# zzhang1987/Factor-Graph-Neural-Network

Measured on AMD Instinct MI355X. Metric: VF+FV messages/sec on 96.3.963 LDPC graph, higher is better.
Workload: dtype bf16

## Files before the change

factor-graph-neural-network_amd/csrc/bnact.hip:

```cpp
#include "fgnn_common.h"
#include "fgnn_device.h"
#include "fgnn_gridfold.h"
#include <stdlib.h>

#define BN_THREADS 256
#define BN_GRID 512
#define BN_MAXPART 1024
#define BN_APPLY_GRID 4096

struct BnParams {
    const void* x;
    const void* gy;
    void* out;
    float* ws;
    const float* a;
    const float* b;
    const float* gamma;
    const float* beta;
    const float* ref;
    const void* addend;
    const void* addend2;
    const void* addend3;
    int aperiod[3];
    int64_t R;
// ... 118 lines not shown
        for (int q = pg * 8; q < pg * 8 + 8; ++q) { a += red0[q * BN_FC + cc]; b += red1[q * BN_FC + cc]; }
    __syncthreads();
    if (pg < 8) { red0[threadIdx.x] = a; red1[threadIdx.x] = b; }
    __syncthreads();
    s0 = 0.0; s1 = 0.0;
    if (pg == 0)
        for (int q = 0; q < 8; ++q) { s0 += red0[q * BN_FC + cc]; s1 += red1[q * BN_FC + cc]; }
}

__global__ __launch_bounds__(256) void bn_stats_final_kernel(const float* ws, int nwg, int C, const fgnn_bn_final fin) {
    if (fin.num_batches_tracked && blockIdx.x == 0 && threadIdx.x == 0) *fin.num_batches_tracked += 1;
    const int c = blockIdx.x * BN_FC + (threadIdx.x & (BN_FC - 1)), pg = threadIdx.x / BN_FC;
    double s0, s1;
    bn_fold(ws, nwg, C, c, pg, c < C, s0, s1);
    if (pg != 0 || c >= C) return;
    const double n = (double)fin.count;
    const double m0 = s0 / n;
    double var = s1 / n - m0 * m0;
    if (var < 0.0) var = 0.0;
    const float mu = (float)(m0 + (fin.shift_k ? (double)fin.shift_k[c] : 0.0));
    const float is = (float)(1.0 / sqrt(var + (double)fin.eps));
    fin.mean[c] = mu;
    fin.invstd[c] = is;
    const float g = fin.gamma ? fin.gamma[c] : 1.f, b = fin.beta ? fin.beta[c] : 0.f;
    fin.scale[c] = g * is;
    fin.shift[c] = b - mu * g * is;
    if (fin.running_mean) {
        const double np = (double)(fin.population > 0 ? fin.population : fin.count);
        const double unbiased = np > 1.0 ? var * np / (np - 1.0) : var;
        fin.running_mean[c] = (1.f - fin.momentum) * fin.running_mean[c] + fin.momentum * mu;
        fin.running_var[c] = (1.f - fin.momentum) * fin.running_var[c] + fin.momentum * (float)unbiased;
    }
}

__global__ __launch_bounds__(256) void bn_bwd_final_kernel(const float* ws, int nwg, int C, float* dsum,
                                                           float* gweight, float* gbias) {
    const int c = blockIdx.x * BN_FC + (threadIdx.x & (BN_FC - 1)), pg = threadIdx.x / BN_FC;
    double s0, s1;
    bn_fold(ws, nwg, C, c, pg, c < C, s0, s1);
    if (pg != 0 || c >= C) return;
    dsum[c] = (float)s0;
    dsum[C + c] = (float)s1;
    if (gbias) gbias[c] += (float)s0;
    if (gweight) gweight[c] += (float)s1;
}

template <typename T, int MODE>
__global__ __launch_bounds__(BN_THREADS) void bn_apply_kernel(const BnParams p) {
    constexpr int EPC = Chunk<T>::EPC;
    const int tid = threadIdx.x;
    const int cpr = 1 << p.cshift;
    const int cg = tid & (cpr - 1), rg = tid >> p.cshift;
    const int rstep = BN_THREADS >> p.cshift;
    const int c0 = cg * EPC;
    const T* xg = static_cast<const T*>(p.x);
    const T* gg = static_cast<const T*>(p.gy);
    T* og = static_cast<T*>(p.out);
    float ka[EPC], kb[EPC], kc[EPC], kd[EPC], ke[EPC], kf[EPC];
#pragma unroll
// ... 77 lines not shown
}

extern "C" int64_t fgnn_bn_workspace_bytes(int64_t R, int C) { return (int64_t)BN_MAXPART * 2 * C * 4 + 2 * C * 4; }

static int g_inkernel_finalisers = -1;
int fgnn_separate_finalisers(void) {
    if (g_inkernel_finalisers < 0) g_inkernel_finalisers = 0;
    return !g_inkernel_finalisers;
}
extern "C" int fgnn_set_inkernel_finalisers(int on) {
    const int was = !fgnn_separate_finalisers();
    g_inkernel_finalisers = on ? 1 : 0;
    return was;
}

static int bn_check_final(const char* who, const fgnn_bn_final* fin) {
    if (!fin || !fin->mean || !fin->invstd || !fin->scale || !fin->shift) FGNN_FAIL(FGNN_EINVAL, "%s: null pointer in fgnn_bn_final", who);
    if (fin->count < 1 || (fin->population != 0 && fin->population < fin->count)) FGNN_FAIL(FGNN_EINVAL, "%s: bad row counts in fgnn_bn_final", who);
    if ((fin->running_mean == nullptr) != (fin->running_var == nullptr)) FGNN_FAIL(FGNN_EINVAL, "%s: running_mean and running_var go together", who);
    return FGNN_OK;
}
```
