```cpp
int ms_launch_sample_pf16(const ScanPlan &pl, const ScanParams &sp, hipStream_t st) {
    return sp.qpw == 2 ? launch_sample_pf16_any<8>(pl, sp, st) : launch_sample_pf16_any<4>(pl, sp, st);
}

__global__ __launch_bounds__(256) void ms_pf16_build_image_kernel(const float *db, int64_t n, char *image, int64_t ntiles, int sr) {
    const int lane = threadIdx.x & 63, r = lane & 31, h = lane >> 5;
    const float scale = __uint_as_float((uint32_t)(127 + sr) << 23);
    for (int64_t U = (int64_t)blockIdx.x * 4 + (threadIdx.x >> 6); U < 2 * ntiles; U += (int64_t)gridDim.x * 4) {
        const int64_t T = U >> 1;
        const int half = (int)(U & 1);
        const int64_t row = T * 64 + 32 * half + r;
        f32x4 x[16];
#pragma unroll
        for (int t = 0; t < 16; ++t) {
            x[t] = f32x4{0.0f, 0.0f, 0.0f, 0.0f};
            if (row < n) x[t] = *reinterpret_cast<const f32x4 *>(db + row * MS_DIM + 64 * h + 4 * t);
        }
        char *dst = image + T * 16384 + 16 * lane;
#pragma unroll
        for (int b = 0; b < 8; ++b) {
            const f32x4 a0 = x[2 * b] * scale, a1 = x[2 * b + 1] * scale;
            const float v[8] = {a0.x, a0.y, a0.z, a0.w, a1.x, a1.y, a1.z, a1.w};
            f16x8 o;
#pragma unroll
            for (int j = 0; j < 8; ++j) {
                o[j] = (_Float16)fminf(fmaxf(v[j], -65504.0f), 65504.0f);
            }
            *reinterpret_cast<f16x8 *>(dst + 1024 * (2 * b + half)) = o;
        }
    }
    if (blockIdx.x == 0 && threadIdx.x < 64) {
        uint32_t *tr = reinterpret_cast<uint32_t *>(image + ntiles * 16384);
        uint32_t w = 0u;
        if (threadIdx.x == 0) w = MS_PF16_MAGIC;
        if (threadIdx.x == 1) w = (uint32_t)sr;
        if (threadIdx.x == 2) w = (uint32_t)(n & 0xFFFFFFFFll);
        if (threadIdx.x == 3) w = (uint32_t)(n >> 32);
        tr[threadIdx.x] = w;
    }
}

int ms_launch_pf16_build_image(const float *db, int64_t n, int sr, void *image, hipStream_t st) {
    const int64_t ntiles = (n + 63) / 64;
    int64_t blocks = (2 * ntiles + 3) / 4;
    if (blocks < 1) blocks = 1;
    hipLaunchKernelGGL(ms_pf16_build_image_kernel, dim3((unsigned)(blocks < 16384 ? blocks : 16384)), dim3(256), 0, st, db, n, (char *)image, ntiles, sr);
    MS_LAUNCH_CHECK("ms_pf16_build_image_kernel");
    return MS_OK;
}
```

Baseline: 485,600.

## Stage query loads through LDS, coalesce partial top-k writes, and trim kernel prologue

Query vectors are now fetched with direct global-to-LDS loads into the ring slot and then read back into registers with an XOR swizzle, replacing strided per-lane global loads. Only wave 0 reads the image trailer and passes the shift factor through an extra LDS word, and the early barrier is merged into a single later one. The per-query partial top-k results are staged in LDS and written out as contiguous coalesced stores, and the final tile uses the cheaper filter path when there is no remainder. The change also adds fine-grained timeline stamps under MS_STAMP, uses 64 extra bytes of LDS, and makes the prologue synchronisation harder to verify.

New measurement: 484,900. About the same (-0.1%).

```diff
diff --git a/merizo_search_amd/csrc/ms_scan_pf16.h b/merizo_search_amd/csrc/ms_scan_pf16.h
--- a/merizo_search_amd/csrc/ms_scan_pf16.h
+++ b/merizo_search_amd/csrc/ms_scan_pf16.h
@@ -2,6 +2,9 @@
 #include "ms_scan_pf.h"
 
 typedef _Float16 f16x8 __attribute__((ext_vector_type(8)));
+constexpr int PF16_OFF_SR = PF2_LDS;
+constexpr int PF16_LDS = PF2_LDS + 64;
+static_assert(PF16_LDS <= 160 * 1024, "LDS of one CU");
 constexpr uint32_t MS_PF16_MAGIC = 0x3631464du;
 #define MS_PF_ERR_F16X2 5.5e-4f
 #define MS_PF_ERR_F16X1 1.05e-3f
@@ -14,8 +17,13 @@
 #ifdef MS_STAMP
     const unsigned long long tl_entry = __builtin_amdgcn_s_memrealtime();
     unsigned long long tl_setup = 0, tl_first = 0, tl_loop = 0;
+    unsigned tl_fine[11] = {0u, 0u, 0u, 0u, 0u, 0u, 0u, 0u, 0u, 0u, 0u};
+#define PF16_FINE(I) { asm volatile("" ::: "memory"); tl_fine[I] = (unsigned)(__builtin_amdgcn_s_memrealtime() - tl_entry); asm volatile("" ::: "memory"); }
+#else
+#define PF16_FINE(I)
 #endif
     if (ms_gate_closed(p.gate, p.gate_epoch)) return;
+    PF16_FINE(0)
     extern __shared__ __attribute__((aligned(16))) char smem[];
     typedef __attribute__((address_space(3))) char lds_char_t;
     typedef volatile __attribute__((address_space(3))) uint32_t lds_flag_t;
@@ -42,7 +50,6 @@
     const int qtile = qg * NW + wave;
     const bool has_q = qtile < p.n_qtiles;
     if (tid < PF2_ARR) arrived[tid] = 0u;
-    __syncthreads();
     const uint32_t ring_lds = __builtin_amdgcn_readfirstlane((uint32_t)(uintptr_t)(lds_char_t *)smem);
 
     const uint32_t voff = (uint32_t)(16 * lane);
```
★ ★ ★ ★ ★
- **Work task**
Every line that contains the string "csrc" should be returned from the data.

- **Task response**
factor-graph-neural-network_amd/csrc/bnact.hip:
diff --git a/merizo_search_amd/csrc/ms_scan_pf16.h b/merizo_search_amd/csrc/ms_scan_pf16.h
--- a/merizo_search_amd/csrc/ms_scan_pf16.h
+++ b/merizo_search_amd/csrc/ms_scan_pf16.h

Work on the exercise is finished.